template <int NB, int STAGES>
__global__ void __launch_bounds__(WG_THREADS, 1)
wgrad_tc_kernel(const __grid_constant__ CUtensorMap tmX, const __grid_constant__ CUtensorMap tmY,
                const __grid_constant__ CUtensorMap tmP, const __grid_constant__ WgParams p) {
  using L = WgSmem<NB, STAGES>;
  extern __shared__ uint8_t smem_raw[];
  uint8_t *smem = reinterpret_cast<uint8_t *>((reinterpret_cast<uintptr_t>(smem_raw) + 1023) & ~(uintptr_t)1023);
  uint64_t *full = reinterpret_cast<uint64_t *>(smem + L::MAIN);
  uint64_t *empty = full + STAGES;

  const int warp = threadIdx.x >> 5, lane = threadIdx.x & 31;
  const int split = blockIdx.x, job = blockIdx.y;
  const int mt = blockIdx.z / p.ntiles, nt = blockIdx.z % p.ntiles;
  const int t_begin = split * p.tiles_per_split;
  int t_end = t_begin + p.tiles_per_split;
  if (t_end > p.tiles_total) t_end = p.tiles_total;
  const int iters = t_end - t_begin;

  if (threadIdx.x == 0) {
    tma_prefetch_desc(&tmX);
    tma_prefetch_desc(&tmY);
    for (int s = 0; s < STAGES; ++s) {
      mbar_init(&full[s], 1);
      mbar_init(&empty[s], 256);
    }
    fence_barrier_init();
  }
  __syncthreads();

  if (warp < 4) {
    setmaxnreg_dec<40>();
    if (warp == 0 && lane == 0) {
      const WgJob jb = p.jobs[job];
      const CUtensorMap *mapA = p.s_is_a ? &tmX : &tmY;
      const CUtensorMap *mapB = p.s_is_a ? &tmY : &tmX;
      const int a_dc = p.s_is_a ? jb.s_dc : jb.d_dc, a_da = p.s_is_a ? jb.s_da : jb.d_da;
      const int a_dw = p.s_is_a ? jb.s_dw : 0, a_dh = p.s_is_a ? jb.s_dh : 0;
      const int b_dc = p.s_is_a ? jb.d_dc : jb.s_dc, b_da = p.s_is_a ? jb.d_da : jb.s_da;
      const int b_dw = p.s_is_a ? 0 : jb.s_dw, b_dh = p.s_is_a ? 0 : jb.s_dh;
      int stage = 0;
      uint32_t phase = 0;
      for (int it = 0; it < iters; ++it) {
        int t = t_begin + it;
        const int tw = t % p.tiles_w;
        t /= p.tiles_w;
        const int th = t % p.tiles_h;
        const int n = (t / p.tiles_h) * p.imgs_per_box;
        const int w0 = tw << p.bw_log2, h0 = th << p.bh_log2;
        mbar_wait(&empty[stage], phase ^ 1);
        uint8_t *sa = smem + stage * L::STAGE_BYTES;
        uint8_t *sb = sa + L::A_BYTES;
        mbar_arrive_expect_tx(&full[stage], L::STAGE_BYTES);
#pragma unroll
        for (int c = 0; c < 4; ++c)
          tma_load_5d(sa + c * WG_CHUNK_BYTES, mapA, &full[stage], a_dc + (mt * 4 + c) * 32, w0 + a_dw, a_da,
                      h0 + a_dh, n);
#pragma unroll
        for (int c = 0; c < NB / 32; ++c)
          tma_load_5d(sb + c * WG_CHUNK_BYTES, mapB, &full[stage], b_dc + (nt * (NB / 32) + c) * 32, w0 + b_dw, b_da,
                      h0 + b_dh, n);
        if (++stage == STAGES) {
          stage = 0;
          phase ^= 1;
        }
      }
    }
  } else {
    setmaxnreg_inc<232>();
    if (iters == 0) return;
    const int ct = threadIdx.x - 128;
    const int half = ct >> 7;
    const int tp = ct & 31, tq = ct >> 5;
    const int tk = wg_kpos(tp);
    const int wq = tq & 3;
    const int ac = 16 * (wq & 1) + (lane >> 2), ap = 2 * (lane & 3);
    const int abase = (2 * half + (wq >> 1)) * WG_CHUNK_BYTES + ap * 128 + (ac & 3) * 4;
    const uint32_t aoff[4] = {
        (uint32_t)(abase + ((((ac >> 2)) ^ ap) << 4)),
        (uint32_t)(abase + ((((ac >> 2) + 2) ^ ap) << 4)),
        (uint32_t)(abase + 128 + ((((ac >> 2)) ^ (ap + 1)) << 4)),
        (uint32_t)(abase + 128 + ((((ac >> 2) + 2) ^ (ap + 1)) << 4))};
    float acc[NB / 2];
    const bool db_job = p.db != nullptr && p.jobs[job].db;
    const bool dbA = db_job && !p.s_is_a && nt == 0;
    const bool dbB = db_job && p.s_is_a && mt == 0;
    float dsa0 = 0.f, dsa1 = 0.f;
    float dsb[NB <= 64 ? NB / 8 : 1];
#pragma unroll
    for (int i = 0; i < (NB <= 64 ? NB / 8 : 1); ++i) dsb[i] = 0.f;
    int stage = 0;
    uint32_t phase = 0;
    auto prepare = [&](int it, uint32_t(&fa)[16]) {
      uint8_t *tb = smem + L::RING + (it & 1) * L::T_BYTES;
      mbar_wait(&full[stage], phase);
      wg_consumers_sync();
      const uint8_t *src = smem + stage * L::STAGE_BYTES;
#pragma unroll
      for (int k = 0; k < WG_PIX / 8; ++k)
#pragma unroll
        for (int j = 0; j < 4; ++j) fa[4 * k + j] = *reinterpret_cast<const uint32_t *>(src + aoff[j] + k * 1024);
      if (dbA) {
#pragma unroll
        for (int k = 0; k < WG_PIX / 8; ++k) {
          dsa0 += __uint_as_float(fa[4 * k]) + __uint_as_float(fa[4 * k + 2]);
          dsa1 += __uint_as_float(fa[4 * k + 1]) + __uint_as_float(fa[4 * k + 3]);
        }
      }
#pragma unroll
      for (int c = 0; c < NB / 32; ++c) {
        const float4 v = *reinterpret_cast<const float4 *>(src + L::A_BYTES + c * WG_CHUNK_BYTES + tp * 128 +
                                                           ((tq ^ (tp & 7)) << 4));
        const float e[4] = {v.x, v.y, v.z, v.w};
        if constexpr (NB <= 64) {
          if (dbB) {
#pragma unroll
            for (int i = 0; i < 4; ++i) dsb[4 * c + i] += e[i];
          }
        }
#pragma unroll
        for (int i = 0; i < 4; ++i) {
          const int r = c * 32 + tq * 4 + i;
          *reinterpret_cast<float *>(tb + r * 128 + (((tk >> 2) ^ (r & 7)) << 4) + (tk & 3) * 4) = e[i];
        }
      }
      mbar_arrive(&empty[stage]);
      fence_proxy_async();
      wg_consumers_sync();
      if (++stage == STAGES) {
        stage = 0;
        phase ^= 1;
      }
    };
    auto mma = [&](int it, const uint32_t(&fa)[16]) {
      const uint32_t sb = smem_u32(smem + L::RING + (it & 1) * L::T_BYTES);
      wgmma_fence();
#pragma unroll
      for (int k = 0; k < WG_PIX / 8; ++k)
        wgmma_tf32_rs<NB>(acc, fa + 4 * k, gmma_desc_sw128(sb + k * 32), (it > 0 || k > 0) ? 1u : 0u);
      wgmma_commit();
    };
    uint32_t fa0[16], fa1[16];
    prepare(0, fa0);
#pragma unroll 1
    for (int it = 0; it < iters; it += 2) {
      mma(it, fa0);
      if (it + 1 < iters) prepare(it + 1, fa1);
      wgmma_wait<0>();
      if (it + 1 < iters) {
        mma(it + 1, fa1);
        if (it + 2 < iters) prepare(it + 2, fa0);
        wgmma_wait<0>();
      }
    }
    wgmma_wait<0>();
    wgmma_fence_regs<NB / 2>(acc);
    if (dbA) {
      dsa0 += __shfl_xor_sync(0xffffffffu, dsa0, 1);
      dsa1 += __shfl_xor_sync(0xffffffffu, dsa1, 1);
      dsa0 += __shfl_xor_sync(0xffffffffu, dsa0, 2);
      dsa1 += __shfl_xor_sync(0xffffffffu, dsa1, 2);
      if ((lane & 3) == 0) {
        const int ch = (mt * 4 + 2 * half + (wq >> 1)) * 32 + ac;
        atomicAdd(p.db + ch, dsa0);
        atomicAdd(p.db + ch + 8, dsa1);
      }
    }
    if constexpr (NB <= 64) {
      if (dbB) {
#pragma unroll
        for (int i = 0; i < NB / 8; ++i) {
          float s = dsb[i];
#pragma unroll
          for (int o = 16; o > 0; o >>= 1) s += __shfl_xor_sync(0xffffffffu, s, o);
          if (lane == 0) atomicAdd(p.db + nt * NB + (i >> 2) * 32 + tq * 4 + (i & 3), s);
        }
      }
    }
    wg_consumers_sync();
    store_acc_sw128<NB>(smem, acc, half * 64);
    fence_proxy_async();
    wg_consumers_sync();
    if (ct == 0) {
      const int row0 = job * p.mtotal + mt * 128;
#pragma unroll 1
      for (int c = 0; c < NB; c += 32) tma_reduce_add_2d(&tmP, smem + (c >> 5) * 16384, nt * NB + c, row0);
      tma_store_commit_and_wait_read();
    }
  }
}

Exercise directions:
Lines with "blockIdx" in the records above: copy every one of them.

Solution to this task:
  const int split = blockIdx.x, job = blockIdx.y;
  const int mt = blockIdx.z / p.ntiles, nt = blockIdx.z % p.ntiles;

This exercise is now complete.